Professor Amadi at the Nigerian Science Prize award ceremony in Lagos in October 2023

Professor Amadi discusses his work to provide frugal Medical Technology for low & middle-income countries and how Nigeria has influenced his research.

Who is Professor Amadi?

I am Hippolite Amadi, and I am a Medical Engineer. I studied Mechanical and Production Engineering at undergraduate level. Then, I studied Production Engineering Management at a postgraduate level before I came to Imperial College to start my Engineering in Medicine training. I then conducted a PhD in Orthopaedics, specialising in shoulder biomechanics, but I had a broad interest in the survival of newborn babies.

So, you could see me as an Orthopaedic Biomechanics Specialist by training. Still, through my passion and practice, I'm now better known globally as a researcher in neonatal technologies and global neonatal mortality reduction.

Exploring neonatal technologies and neonatal mortality reduction in Nigeria

As a child and young man, I thought it was improper that neonates were dying. I felt I could use my engineering knowledge to help, but my education in medicine was limited.

That’s how I came to Imperial. I wanted to take part in medical training that would have a quick benefit and was worried that I would have to start right back at the beginning of the educational journey. I preferred to join the medical family midway, and Imperial College allowed me to do this.  

My mentor at the time, Professor Bob Schroter, who described himself as an “elderly, soon-to-retire academic who couldn’t deal with my academic energy”, introduced me to Professor Anthony Bull. Bob informed me that Anthony, who he felt could match my energy, could train me in orthopaedics and then after my training, I could translate this knowledge and apply it to paediatrics. After completing my PhD, I navigated myself back to neonatology, implementing everything I learned under Professor Bull.

My vision is to rid Nigeria of the bad reputation of a high neonatal mortality rate, and I’m proud to say that I have essentially done that. Professor Hippolite Amadi

Now, I’m not just creating medical devices for neonatal practice. I am also passionate about resource-constrained places of the world and developing medical procedures bound by anatomy, neonatal anatomy, and physiology. I also work to create antidotes and technological interventions to close the gaps during medical treatment that are causing newborn babies to die. My vision is to rid Nigeria of the bad reputation of a high neonatal mortality rate, and I’m proud to say that I have essentially done that.

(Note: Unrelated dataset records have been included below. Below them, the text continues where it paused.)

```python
class UNet2DConditionModel:
    def __init__(self, cfg: UNetConfig, state_dict, device):
        self.config, self.device = cfg, device
        shapes = unet_param_shapes(cfg)
        missing = [k for k in shapes if k not in state_dict]
        if missing:
            raise KeyError(f"UNet state_dict is missing {len(missing)} tensors, e.g. {missing[:3]}")
        sd, dev = state_dict, device
        boc, g, heads, xdim, n = cfg.block_out_channels, cfg.norm_num_groups, cfg.attention_head_dim, cfg.cross_attention_dim, cfg.layers_per_block
        self.temb_dim = boc[0] * 4
        w = sd["conv_in.weight"].to(dev, F32)
        self.conv_in_w = w.permute(2, 3, 1, 0).reshape(9 * cfg.in_channels, boc[0]).contiguous()
        self.conv_in_b = sd["conv_in.bias"].to(dev, F32).contiguous()
        self.time1, self.time2 = Linear(sd, "time_embedding.linear_1", dev), Linear(sd, "time_embedding.linear_2", dev)
        self.resnets, self.transformers = [], []

        def res(p):
            r = ResnetBlock(sd, p, dev, g, 1e-5)
            self.resnets.append(r)
            return r

        def tr(p, c):
            t = TransformerBlock(sd, p, dev, c, heads, g, xdim)
            self.transformers.append(t)
            return t

        self.down = []
        cout = boc[0]
        for i, t in enumerate(cfg.down_block_types):
            cout = boc[i]
            blk = dict(res=[res(f"down_blocks.{i}.resnets.{j}.") for j in range(n)],
                       attn=[tr(f"down_blocks.{i}.attentions.{j}.", cout) for j in range(n)] if t.startswith("CrossAttn") else None,
                       down=Conv3x3(sd, f"down_blocks.{i}.downsamplers.0.conv", dev) if i != len(boc) - 1 else None)
            self.down.append(blk)
        c = boc[-1]
        self.mid = dict(res=[res("mid_block.resnets.0."), res("mid_block.resnets.1.")], attn=[tr("mid_block.attentions.0.", c)])
        self.up = []
        rev = list(reversed(boc))
        for i, t in enumerate(cfg.up_block_types):
            cout = rev[i]
            blk = dict(res=[res(f"up_blocks.{i}.resnets.{j}.") for j in range(n + 1)],
                       attn=[tr(f"up_blocks.{i}.attentions.{j}.", cout) for j in range(n + 1)] if t.startswith("CrossAttn") else None,
                       up=Conv3x3(sd, f"up_blocks.{i}.upsamplers.0.conv", dev) if i != len(boc) - 1 else None)
            self.up.append(blk)
        self.norm_out = Norm(sd, "conv_norm_out", dev)
        self.conv_out = Conv3x3(sd, "conv_out", dev)
        wo = sd["conv_out.weight"].to(dev, F32)
        self.conv_out_wd = wo.flip(2, 3).permute(2, 3, 0, 1).reshape(9 * cfg.out_channels, boc[0]).contiguous()
        ws, bs, off = [], [], 0
        for r in self.resnets:
            ws.append(r.temb_w.to(dev, F16))
            bs.append(r.temb_b.to(dev, F32))
            r.temb_slice = (off, off + ws[-1].shape[0])
            off += ws[-1].shape[0]
        self.temb_proj_w = torch.cat(ws, 0).contiguous()
        self.temb_proj_b = torch.cat(bs, 0).contiguous()
        self.lora_bank = None
        self._tr_by_name = {}
        for t in self.transformers:
            self._tr_by_name[t.name1] = (t, 1)
            self._tr_by_name[t.name2] = (t, 2)
        self.temb_table = None
        self._ctx = None

    @property
    def attn_processors(self):
        return {n: (getattr(self._tr_by_name[n][0], f"lora{self._tr_by_name[n][1]}")) for n in unet_attn_names(self.config)}

    def set_attn_processor(self, processors):
        names = unet_attn_names(self.config)
        if set(processors) != set(names):
            raise ValueError(f"expected {len(names)} attention processors, got {len(processors)} with different names")
        ranks = {p.rank for p in processors.values()}
        if len(ranks) != 1:
            raise ValueError(f"all LoRA processors must share one rank, got {sorted(ranks)}")
        shapes = unet_lora_param_shapes(self.config, ranks.pop())
        for n, p in processors.items():
            cin = shapes[n + ".to_k_lora.down.weight"][1]
            hid = shapes[n + ".to_q_lora.down.weight"][1]
            if p.hidden_size != hid or (p.cross_attention_dim or hid) != cin:
                raise ValueError(f"{n}: processor sizes ({p.hidden_size}, {p.cross_attention_dim}) do not match the U-Net ({hid}, {cin})")
        return self.add_lora(next(iter(processors.values())).rank, seed=getattr(next(iter(processors.values())), "seed", 0))

# ... 236 lines not shown
```

include/fairdiff_hip.h:

```cpp
#ifndef FAIRDIFF_HIP_H
#define FAIRDIFF_HIP_H
#include <stdint.h>
#ifdef __cplusplus
extern "C" {
#endif

#define FD_OK 0
#define FD_ERR_ARG (-1)
#define FD_ERR_LAUNCH (-2)
#define FD_ABI_VERSION 4

enum { FD_ACT_NONE = 0, FD_ACT_SILU = 1, FD_ACT_QUICK_GELU = 2, FD_ACT_GELU = 3, FD_ACT_RELU = 4,
       FD_ACT_HARDSWISH = 5, FD_ACT_HARDSIGMOID = 6,
       FD_ACT_GEGLU = 7 };
enum { FD_OUT_F16 = 0, FD_OUT_F32 = 1 };
enum { FD_CONV_NORMAL = 0, FD_CONV_STRIDE2 = 1, FD_CONV_UP2 = 2, FD_CONV_TRANS2 = 3,
       FD_CONV_UP2P = 4,
       FD_CONV_UP2P_BWD = 5,
       FD_CONV_UP2PI = 6 };

const char* fd_last_error(void);
int fd_version(void);
const char* fd_working_dtype(void);
const char* fd_build_info(void);

typedef struct fd_gemm_desc {
    int32_t struct_size;
    const void* A;  int64_t lda;
    const void* B;  int64_t ldb;
    const void* A2; int64_t lda2;
    const void* B2; int64_t ldb2;
    void* C;        int64_t ldc;
    const float* bias;
    const void* rowbias; int64_t ld_rowbias; int32_t rows_per_batch;
    const void* residual; int64_t ldr;
    float alpha;
    int32_t M, N, K, K2;
    int32_t act, out_dtype;
    int32_t batch; int64_t sA, sB, sC, sR;
    int32_t conv, conv_mode, Bn, H, W, Cin, Ho, Wo;
    void* workspace; int64_t workspace_bytes;
    float* gn_stats;
    float colscale; int32_t colscale_cols;
} fd_gemm_desc;
int fd_gemm(const fd_gemm_desc* d, void* stream);
int fd_gemm_stats_rows(const fd_gemm_desc* d);
int fd_gemm_tile(const fd_gemm_desc* d);
int fd_gemm_kernel_name(const fd_gemm_desc* d, char* buf, int n);

int fd_conv_small_cin(const void* x, int x_is_f32, int nchw, const float* w, const float* bias, void* y,
                      int B, int H, int W, int Cin, int Cout, int ksize, int stride, int act, void* stream);
int fd_nhwc_to_nchw(const void* x, int64_t ldx, void* y, int y_is_f32, int B, int HW, int C, float scale, float lo, float hi, void* stream);
int fd_clamp_bwd(const void* pre, int64_t ldx, const float* dimg, float* dpre, int B, int HW, int C, float lo, float hi, void* stream);

int fd_groupnorm_fwd(const void* x1, int C1, const void* x2, int C2, int B, int HW, int groups, float eps, const float* gamma,
                     const float* beta, int silu, void* y, float* mean_rstd, float* scratch, void* stream);
int fd_groupnorm_fwd_stats(const void* x1, int C1, const void* x2, int C2, int B, int HW, int groups, float eps, const float* gamma,
                           const float* beta, int silu, void* y, float* mean_rstd, const float* st1, int rows1, const float* st2, int rows2,
                           void* stream);
int fd_groupnorm_fwd_stats_p(const void* x1, int C1, const void* x2, int C2, int B, int HW, int groups, float eps, const float* gamma,
                             const float* beta, int silu, void* y, float* mean_rstd, const float* st1, int rows1, int per1, const float* st2,
                             int rows2, int per2, void* stream);
int fd_groupnorm_bwd(const void* x1, int C1, const void* x2, int C2, const void* dy, int B, int HW, int groups,
                     const float* mean_rstd, const float* gamma, const float* beta, int silu,
                     float* scratch, const void* add1, const void* add2, void* dx1, void* dx2, void* stream);

int fd_layernorm_fwd(const void* x, const float* gamma, const float* beta, void* y, float* mean_rstd ,
                     int M, int C, float eps, void* stream);
int fd_layernorm_bwd(const void* x, const void* dy, const float* gamma, const float* mean_rstd, const void* add ,
                     void* dx, int M, int C, void* stream);

int fd_geglu_fwd(const void* proj , void* y , int M, int F, void* stream);
int fd_geglu_bwd(const void* proj, const void* dy, void* dproj, int M, int F, void* stream);
int fd_geglu_bwd_interleaved(const void* proj, const void* dy, void* dproj, int M, int F, void* stream);
int fd_act_fwd(const void* x, void* y, int64_t n, int act, void* stream);
int fd_act_bwd(const void* z, const void* dy, void* dx, int64_t n, int act, void* stream);
int fd_add(const void* a, const void* b, void* y, int64_t n, float sa, float sb, void* stream);
int fd_copy_cols(const void* src, int64_t lds, void* dst, int64_t ldd, int64_t M, int cols, void* stream);
int fd_transpose_btc(const void* x , int64_t ldx, void* y , int B, int T, int C, int Tp, void* stream);
int fd_downsum2x2(const void* x , void* y , int B, int H, int W, int C, void* stream);
int fd_softmax_rows(const void* x, void* y, int64_t rows, int cols, float scale, const float* mask, int mask_t, int mask_ht, void* stream);
int fd_softmax_rows_bwd(const void* p, const void* dp, void* ds, int64_t rows, int cols, float scale, void* stream);
int fd_cast_f32_to_f16(const float* x, void* y, int64_t n, float scale, void* stream);
int fd_cast_f16_to_f32(const void* x, float* y, int64_t n, float scale, void* stream);
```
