template <int T, int NWV, int IW>
__global__ __launch_bounds__(64 * NWV, 4) void k_keyswitch_waves(const GateDesc *__restrict__ descs, KSArgs A)
{
    typedef KS3Cfg<T, NWV, IW> C;
    static_assert(T % 2 == 0 && kN % C::SLICE_I == 0 && (NWV & (NWV - 1)) == 0, "shape");
    static_assert((NWV * C::WAVE_I - C::TABI) * 4 < 65536, "ds_write_addtid_b32 takes its base from M0[15:0]");
    extern __shared__ __attribute__((aligned(16))) unsigned char smem[];
    int *s_all = reinterpret_cast<int *>(smem);
    if ((uint32_t)(uintptr_t)smem != 0u) __builtin_trap();

    const GateDesc d = A.inline_desc ? A.desc0 : descs[blockIdx.y];
    const uint32_t ntiles = (A.S + 63) / 64, ncb = (uint32_t)A.n1p / 64u;
    const uint32_t tile = blockIdx.x % ntiles, rest = blockIdx.x / ntiles;
    const uint32_t cb = rest % ncb, slice = rest / ncb;
    const uint32_t s0 = tile * 64;
    const int tid = threadIdx.x, lane = tid & 63;
    const int w = __builtin_amdgcn_readfirstlane(tid >> 6);
    const bool valid = s0 + lane < A.S;
    const uint32_t job = d.job_base + (valid ? s0 + lane : A.S - 1);
    const int i0 = (int)slice * C::SLICE_I + w * IW;

    int *s_tab = s_all + w * C::WAVE_I;
    const size_t n1p = (size_t)A.n1p;
    int kr[6];
    for (int k = lane; k < 2 * C::ROWI; k += 64) s_tab[(k / C::ROWI) * C::TABI + k % C::ROWI] = 0;
    const uint32_t tab_lds = (uint32_t)(uintptr_t)s_tab;
    auto stage_load = [&](int st) {
        const int i = i0 + st / C::NPAIR, j0 = 2 * (st % C::NPAIR);
        const int *src = A.ksk + ((size_t)i * T + j0) * 3 * n1p + cb * 64 + lane;
#pragma unroll
        for (int k = 0; k < 6; k++) kr[k] = src[k * n1p];
    };
#define EOC_KS_ROW(BUF, D1, D2) ((BUF) * C::TABI * 4 + ((D1) * 4 + (D2)) * C::ROWI * 4)
    auto stage_store = [&](int buf) {
        const int a1 = kr[0], a2 = kr[1], a3 = kr[2], b1 = kr[3], b2 = kr[4], b3 = kr[5];
        const uint32_t base = tab_lds + (uint32_t)buf * (C::TABI * 4);
        uint32_t m0_saved;
        asm volatile("s_mov_b32 %0, m0\n\t"
                     "s_mov_b32 m0, %1\n\t"
                     "s_nop 1\n\t"
                     "ds_write_addtid_b32 %2 offset:%17\n\t"
                     "ds_write_addtid_b32 %3 offset:%18\n\t"
                     "ds_write_addtid_b32 %4 offset:%19\n\t"
                     "ds_write_addtid_b32 %5 offset:%20\n\t"
                     "ds_write_addtid_b32 %6 offset:%21\n\t"
                     "ds_write_addtid_b32 %7 offset:%22\n\t"
                     "ds_write_addtid_b32 %8 offset:%23\n\t"
                     "ds_write_addtid_b32 %9 offset:%24\n\t"
                     "ds_write_addtid_b32 %10 offset:%25\n\t"
                     "ds_write_addtid_b32 %11 offset:%26\n\t"
                     "ds_write_addtid_b32 %12 offset:%27\n\t"
                     "ds_write_addtid_b32 %13 offset:%28\n\t"
                     "ds_write_addtid_b32 %14 offset:%29\n\t"
                     "ds_write_addtid_b32 %15 offset:%30\n\t"
                     "ds_write_addtid_b32 %16 offset:%31\n\t"
                     "s_mov_b32 m0, %0"
                     : "=&s"(m0_saved)
                     : "s"(base), "v"(b1), "v"(b2), "v"(b3), "v"(a1), "v"(a1 + b1), "v"(a1 + b2), "v"(a1 + b3), "v"(a2),
                       "v"(a2 + b1), "v"(a2 + b2), "v"(a2 + b3), "v"(a3), "v"(a3 + b1), "v"(a3 + b2), "v"(a3 + b3),
                       "n"(EOC_KS_ROW(0, 0, 1)), "n"(EOC_KS_ROW(0, 0, 2)), "n"(EOC_KS_ROW(0, 0, 3)), "n"(EOC_KS_ROW(0, 1, 0)),
                       "n"(EOC_KS_ROW(0, 1, 1)), "n"(EOC_KS_ROW(0, 1, 2)), "n"(EOC_KS_ROW(0, 1, 3)), "n"(EOC_KS_ROW(0, 2, 0)),
                       "n"(EOC_KS_ROW(0, 2, 1)), "n"(EOC_KS_ROW(0, 2, 2)), "n"(EOC_KS_ROW(0, 2, 3)), "n"(EOC_KS_ROW(0, 3, 0)),
                       "n"(EOC_KS_ROW(0, 3, 1)), "n"(EOC_KS_ROW(0, 3, 2)), "n"(EOC_KS_ROW(0, 3, 3))
                     : "memory");
    };
#undef EOC_KS_ROW

    i4 acc[16];
#pragma unroll
    for (int c = 0; c < 16; c++) acc[c] = (i4){0, 0, 0, 0};

    stage_load(0);
    stage_store(0);
    wave_lds_fence();
    typedef uint32_t u4 __attribute__((ext_vector_type(4)));
    const u4 *ubp = reinterpret_cast<const u4 *>(A.ubar + (size_t)job * kN + i0);
    u4 ub4 = ubp[0];
#pragma unroll 1
    for (int ii = 0; ii < IW; ii++) {
        const int k4 = ii & 3;
        const uint32_t ub = k4 == 0 ? ub4.x : (k4 == 1 ? ub4.y : (k4 == 2 ? ub4.z : ub4.w));
        u4 ub4n = ub4;
        if (k4 == 3 && ii + 1 < IW) ub4n = ubp[(ii + 1) >> 2];
#pragma unroll 1
        for (int q = 0; q < C::NPAIR; q++) {
            const int st = ii * C::NPAIR + q;
            const int buf = st & 1;
            stage_load(st + 1 < C::NSTAGE ? st + 1 : st);
            const uint32_t nib = (ub >> (28 - 4 * q)) & 15u;
            const i4 *row = reinterpret_cast<const i4 *>(s_tab + buf * C::TABI + (int)nib * C::ROWI);
#pragma unroll
            for (int c0 = 0; c0 < 16; c0 += 8) {
                i4 v[8];
#pragma unroll
                for (int c = 0; c < 8; c++) v[c] = row[c0 + c];
#pragma unroll
                for (int c = 0; c < 8; c++) acc[c0 + c] -= v[c];
                __builtin_amdgcn_sched_barrier(0);
            }
            stage_store(buf ^ 1);
            wave_lds_fence();
        }
        ub4 = ub4n;
    }

    __syncthreads();
#pragma unroll
    for (int h = NWV / 2; h >= 1; h /= 2) {
        if (w >= h && w < 2 * h) {
            int *r = s_all + (w - h) * C::RED_I + lane * C::ROWI;
#pragma unroll
            for (int c = 0; c < 16; c++) *reinterpret_cast<i4 *>(r + 4 * c) = acc[c];
        }
        __syncthreads();
        if (w < h) {
            const int *r = s_all + w * C::RED_I + lane * C::ROWI;
#pragma unroll
            for (int c = 0; c < 16; c++) acc[c] += *reinterpret_cast<const i4 *>(r + 4 * c);
        }
        __syncthreads();
    }
    if (w == 0) {
        int *r = s_all + lane * C::ROWI;
#pragma unroll
        for (int c = 0; c < 16; c++) *reinterpret_cast<i4 *>(r + 4 * c) = acc[c];
    }
    __syncthreads();
    const int col = (int)cb * 64 + lane;
#pragma unroll 4
    for (int k = 0; k < 64 / NWV; k++) {
        const int ct = w * (64 / NWV) + k;
        const int v = s_all[ct * C::ROWI + lane];
        if (v != 0 && s0 + ct < A.S && col <= A.n) atomicAdd(d.out + (size_t)(s0 + ct) * (A.n + 1) + col, v);
    }
}

__global__ __launch_bounds__(256) void k_keyswitch_generic(const GateDesc *__restrict__ descs, KSArgs A)
{
    const GateDesc d = A.inline_desc ? A.desc0 : descs[blockIdx.y];
    const uint32_t s = blockIdx.x, job = d.job_base + s;
    const int base1 = (1 << A.basebit) - 1;
    int32_t *o = d.out + (size_t)s * (A.n + 1);
    for (int m = threadIdx.x; m <= A.n; m += 256) {
        uint32_t acc = (uint32_t)o[m];
        for (int i = 0; i < kN; i++) {
            const uint32_t ub = A.ubar[(size_t)job * kN + i];
            for (int j = 0; j < A.t; j++) {
                const uint32_t dg = (ub >> (32 - (j + 1) * A.basebit)) & (uint32_t)base1;
                if (dg) acc -= (uint32_t)A.ksk[(((size_t)i * A.t + j) * base1 + (dg - 1)) * A.n1p + m];
            }
        }
        o[m] = (int32_t)acc;
    }
}

typedef int i16 __attribute__((ext_vector_type(16)));
constexpr int KSM_KI = 4;

template <int NWV>
__global__ __launch_bounds__(64 * NWV, 2) void k_keyswitch_mfma(const GateDesc *__restrict__ descs, KSArgs A,
                                                                 const i4 *__restrict__ limbs, int nsl)
{
    constexpr int MT = 64 * NWV;
    constexpr int CHUNKS = KSM_KI * 4;
    constexpr int NLD = CHUNKS / NWV;
    static_assert(CHUNKS % NWV == 0, "shape");
    __shared__ i4 s_b[2][CHUNKS * 64];

    const GateDesc d = A.inline_desc ? A.desc0 : descs[blockIdx.y];
    const uint32_t ntiles = (A.S + MT - 1) / MT, nct = (uint32_t)A.n1p / 32u;
    const uint32_t tile = blockIdx.x % ntiles, rest = blockIdx.x / ntiles;
    const uint32_t ct = rest % nct, slice = rest / nct;
    const int per = kN / nsl, nstage = per / KSM_KI;
    const int ibeg = (int)slice * per;
    const int tid = threadIdx.x, lane = tid & 63, r = lane & 31, h = lane >> 5;
    const int w = __builtin_amdgcn_readfirstlane(tid >> 6);
    const uint32_t row0 = tile * MT + (uint32_t)w * 64u;

    typedef uint32_t u4 __attribute__((ext_vector_type(4)));
    const u4 *ubp[2];
#pragma unroll
    for (int m = 0; m < 2; m++) {
        const uint32_t s = row0 + 32u * m + r;
        const uint32_t job = d.job_base + (s < A.S ? s : A.S - 1);
        ubp[m] = reinterpret_cast<const u4 *>(A.ubar + (size_t)job * kN + ibeg);
    }
    const i4 *bsrc = limbs + ((size_t)ibeg * nct + ct) * 256 + lane;
    i4 stg[NLD];
    auto stage_load = [&](int st) {
#pragma unroll
        for (int x = 0; x < NLD; x++) {
            const int c = w + NWV * x;
            stg[x] = bsrc[((size_t)(st * KSM_KI + (c >> 2)) * nct) * 256 + (c & 3) * 64];
        }
    };
    auto stage_store = [&](int buf) {
#pragma unroll
        for (int x = 0; x < NLD; x++) s_b[buf][(w + NWV * x) * 64 + lane] = stg[x];
    };

    i16 acc[2][4];
#pragma unroll
    for (int m = 0; m < 2; m++)
#pragma unroll
        for (int k = 0; k < 4; k++)
#pragma unroll
            for (int q = 0; q < 16; q++) acc[m][k][q] = 0;

    stage_load(0);
    u4 ubc[2] = {ubp[0][0], ubp[1][0]};
    stage_store(0);
    stage_load(nstage > 1 ? 1 : 0);
    __syncthreads();
    const int sh0 = 27 - 8 * h;
#pragma unroll 1
    for (int st = 0; st < nstage; st++) {
        const int buf = st & 1;
        const int stn = st + 1 < nstage ? st + 1 : st;
        const u4 ubn[2] = {ubp[0][stn], ubp[1][stn]};
#pragma unroll
        for (int ki = 0; ki < KSM_KI; ki++) {
            i4 b[4], a[2];
#pragma unroll
            for (int k = 0; k < 4; k++) b[k] = s_b[buf][(ki * 4 + k) * 64 + lane];
#pragma unroll
            for (int m = 0; m < 2; m++) {
                const uint32_t ub = ubc[m][ki];
#pragma unroll
                for (int q = 0; q < 4; q++) a[m][q] = (int)(1u << ((ub >> (sh0 - 2 * q)) & 24u));
            }
#pragma unroll
            for (int m = 0; m < 2; m++)
#pragma unroll
                for (int k = 0; k < 4; k++)
                    acc[m][k] = __builtin_amdgcn_mfma_i32_32x32x32_i8(a[m], b[k], acc[m][k], 0, 0, 0);
        }
        stage_store(buf ^ 1);
        stage_load(st + 2 < nstage ? st + 2 : nstage - 1);
        __syncthreads();
        ubc[0] = ubn[0];
        ubc[1] = ubn[1];
    }

    const int col = (int)ct * 32 + r;
    if (col <= A.n) {
#pragma unroll
        for (int m = 0; m < 2; m++)
#pragma unroll
            for (int q = 0; q < 16; q++) {
                const uint32_t s = row0 + 32u * m + (uint32_t)((q & 3) + 8 * (q >> 2) + 4 * h);
                const uint32_t v = (uint32_t)acc[m][0][q] + ((uint32_t)acc[m][1][q] << 8) + ((uint32_t)acc[m][2][q] << 16) +
                                   ((uint32_t)acc[m][3][q] << 24);
                if (v != 0 && s < A.S) atomicAdd(d.out + (size_t)s * (A.n + 1) + col, (int)(0u - v));
            }
    }
}
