# ipastore/glue-factory-colon

Measured on AMD Instinct MI355X. Metric: image-pairs/sec (SuperPoint+LightGlue, 1024 kpts, 640x480), higher is better.
Workload: dtype f32; 1 GPU; SuperPoint-open + LightGlue, 1024 kpts, 640x480 synthetic pairs (BASELINE.json configs[1]); keypoints=1024, parallelism=dp1 (pairs sharded, one final gather), weights=name-seeded seed 0 (no network), pairs_gathered=32, rccl_ranks=1

## Files before the change

### glue-factory-colon_amd/csrc/gemm.hip

```cpp
#include <stdlib.h>

#include "common.h"

#define GBK 32

struct GemmArgs {
  const float* A0;
  const float* A1;
  const float* W;
  const float* bias;
  const float* scale;
  const float* shift;
  const float* residual;
  const float* rot_cos;
  const float* rot_sin;
  const float* rot_cs;
  float* Y;
  long long strideA, strideW, strideY;
  int lda0, lda1, ldw, ldy;
  int K0, K1, M, N, rot_cols;
  float alpha;
  int xcd_remap;
#if defined(GEMM_DIAG) && (GEMM_DIAG & 16)
  unsigned long long* stamps;
#endif
};
#if defined(GEMM_DIAG) && (GEMM_DIAG & 16)
static unsigned long long* g_diag_stamps = nullptr;
extern "C" void gfc_diag_set_gemm_stamps(void* p) { g_diag_stamps = (unsigned long long*)p; }
#define GEMM_STAMP(i_)                                                                               \
  do {                                                                                               \
    if (g.stamps && lane == 0) stamp_base[i_] = __builtin_readcyclecounter();                        \
  } while (0)
#else
#define GEMM_STAMP(i_) do {} while (0)
#endif

template <int MODE, int NS, int RPS, int ELD>
__device__ __forceinline__ void gemm_epilogue_round_fast(const GemmArgs& g, const float* patch, float* Y, int row0, int er,
                                                         int ec, int colb, int rd, float4 bi4, float4 sc4, float4 sh4) {
  float4 opa = make_float4(0.f, 0.f, 0.f, 0.f), opb = opa;
  const float* pa = nullptr;
  const float* pb = nullptr;
  size_t pstep = (size_t)RPS * 64;
  if constexpr (MODE == 1) {
    pa = g.rot_cos + (size_t)row0 * 64 + rd;
    pb = g.rot_sin + (size_t)row0 * 64 + rd;
    opa = *reinterpret_cast<const float4*>(pa);
    opb = *reinterpret_cast<const float4*>(pb);
  } else if constexpr (MODE == 2) {
    pa = g.residual + (size_t)row0 * g.ldy + colb;
    pstep = (size_t)RPS * g.ldy;
    opa = *reinterpret_cast<const float4*>(pa);
  } else if constexpr (MODE == 3) {
    pa = g.rot_cs + (size_t)row0 * 64 + rd;
    opa = *reinterpret_cast<const float4*>(pa);
  }
  float* yp = Y + (size_t)row0 * g.ldy + colb;
  const size_t ystep = (size_t)RPS * g.ldy;
#pragma unroll
  for (int i = 0; i < NS; ++i) {
    float4 na = opa, nb = opb;
    if (i + 1 < NS) {
      if constexpr (MODE != 0) {
        pa += pstep;
        na = *reinterpret_cast<const float4*>(pa);
      }
      if constexpr (MODE == 1) {
        pb += pstep;
        nb = *reinterpret_cast<const float4*>(pb);
      }
    }
    float4 v = *reinterpret_cast<const float4*>(patch + (er + RPS * i) * ELD + ec);
    v.x += bi4.x; v.y += bi4.y; v.z += bi4.z; v.w += bi4.w;
    if constexpr (MODE == 1) {
      const float x = v.x, y = v.y, zz = v.z, w = v.w;
      v.x = x * opa.x + (-y) * opb.x;
      v.y = y * opa.y + x * opb.y;
      v.z = zz * opa.z + (-w) * opb.z;
      v.w = w * opa.w + zz * opb.w;
    }
    if constexpr (MODE == 3) {
      const float x = v.x, y = v.y, zz = v.z, w = v.w;
      v.x = x * opa.x + (-y) * opa.y;
      v.y = y * opa.x + x * opa.y;
      v.z = zz * opa.z + (-w) * opa.w;
      v.w = w * opa.z + zz * opa.w;
    }
    v.x = v.x * sc4.x + sh4.x; v.y = v.y * sc4.y + sh4.y; v.z = v.z * sc4.z + sh4.z; v.w = v.w * sc4.w + sh4.w;
    v.x *= g.alpha; v.y *= g.alpha; v.z *= g.alpha; v.w *= g.alpha;
    if constexpr (MODE == 2) { v.x = opa.x + v.x; v.y = opa.y + v.y; v.z = opa.z + v.z; v.w = opa.w + v.w; }
    *reinterpret_cast<float4*>(yp) = v;
    yp += ystep;
    opa = na; opb = nb;
  }
}
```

Receiving recognition from the people and Government of Nigeria

Being recognised by my country of origin with the Nigeria Prize for Science 2023 for my solar-powered non-invasive neo-natal ventilator was a big deal for me.

A Nigerian proverb loosely says, “There is no honour that will be grounded until your people have given you that honour.” Throughout my career, I've been celebrated on the global stage, but until now, the only place I haven’t received proper recognition has been Nigeria. So, some would say this is long overdue, and finally, it's happened in a way I never expected!

“There is no honour that will be grounded until your people have given you that honour.” Nigerian proverb

I wasn't expecting the accolade through the channel that it did.  Nigeria Liquified Natural Gas (NLNG) Limited, the company that funds the Nigeria Prize for Science, is in the oil and gas industry and has no direct links with engineering in medicine. So, you'd think that industries in Medicine, Science and Technology, which are big ministries in Nigeria, would be the ones to lead the way.

However, when showcasing my research and its impact on Nigerian society, NLNG and their judges got far more than they expected when assessing me, as I only submitted my technologies for respiratory support for newborn care. But that is just 23% of all the frugal neonatal interventions I have innovated for neonatal survival in the country. Hence, I have covered all the segments of support that make up the “neonatal rescue scheme (NRS)”, as I like to call it.

I think the judges were overwhelmed once they realised the work I presented was only 23% of my total output and its impact!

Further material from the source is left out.